» Source material:

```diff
@@ -198,7 +220,9 @@
                         mid_in_plain, mid_in_padded = None, buf.permute(0, 3, 1, 2)
                     else:
                         mid_in_plain, mid_in_padded = cur, None
-            if fused_dw:
+            if d is not None:
+                pass
+            elif fused_dw:
                 xp = mid_in_padded.permute(0, 2, 3, 1)
                 Bp, Hp, Wp, _ = xp.shape
                 Ho, Wo = (Hp - o.kernel) // o.stride + 1, (Wp - o.kernel) // o.stride + 1
diff --git a/include/ccvpe_b200.h b/include/ccvpe_b200.h
--- a/include/ccvpe_b200.h
+++ b/include/ccvpe_b200.h
@@ -107,6 +107,12 @@
 int ccvpe_pointwise_silu_nhwc(const void* x, int B, int H, int W, int K, int ldx, const void* w_nk, const float* bias,
                               int N, void* out, int pad_lo, int pad_hi, void* stream);
 
+int ccvpe_mbconv_expand_dw_nhwc(const void* x, int B, int H, int W, int Cin, const void* w_nk, int ldw, const float* b_e,
+                                int mid, const void* w_dw, const void* b_dw, int K, int S, int pad_lo, int pad_hi,
+                                int circular, void* y, int64_t* chan_sum, void* stream);
+int ccvpe_mbconv_expand_dw_supported(int B, int H, int W, int Cin, int ldw, int mid, int K, int S, int pad_lo, int pad_hi,
+                                     int circular);
+
 int ccvpe_mbconv_project_nhwc(const void* d, const void* wg, const void* residual, const void* bias, void* out,
                               void* out_biased, int B, int HW, int mid, int cout, void* stream);
 
```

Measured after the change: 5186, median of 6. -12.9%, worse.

» Your objective: All lines of the records above with the word "void" in them are to be copied.

» Response below:
 int ccvpe_pointwise_silu_nhwc(const void* x, int B, int H, int W, int K, int ldx, const void* w_nk, const float* bias,
                               int N, void* out, int pad_lo, int pad_hi, void* stream);
+int ccvpe_mbconv_expand_dw_nhwc(const void* x, int B, int H, int W, int Cin, const void* w_nk, int ldw, const float* b_e,
+                                int mid, const void* w_dw, const void* b_dw, int K, int S, int pad_lo, int pad_hi,
+                                int circular, void* y, int64_t* chan_sum, void* stream);
 int ccvpe_mbconv_project_nhwc(const void* d, const void* wg, const void* residual, const void* bias, void* out,
                               void* out_biased, int B, int HW, int mid, int cout, void* stream);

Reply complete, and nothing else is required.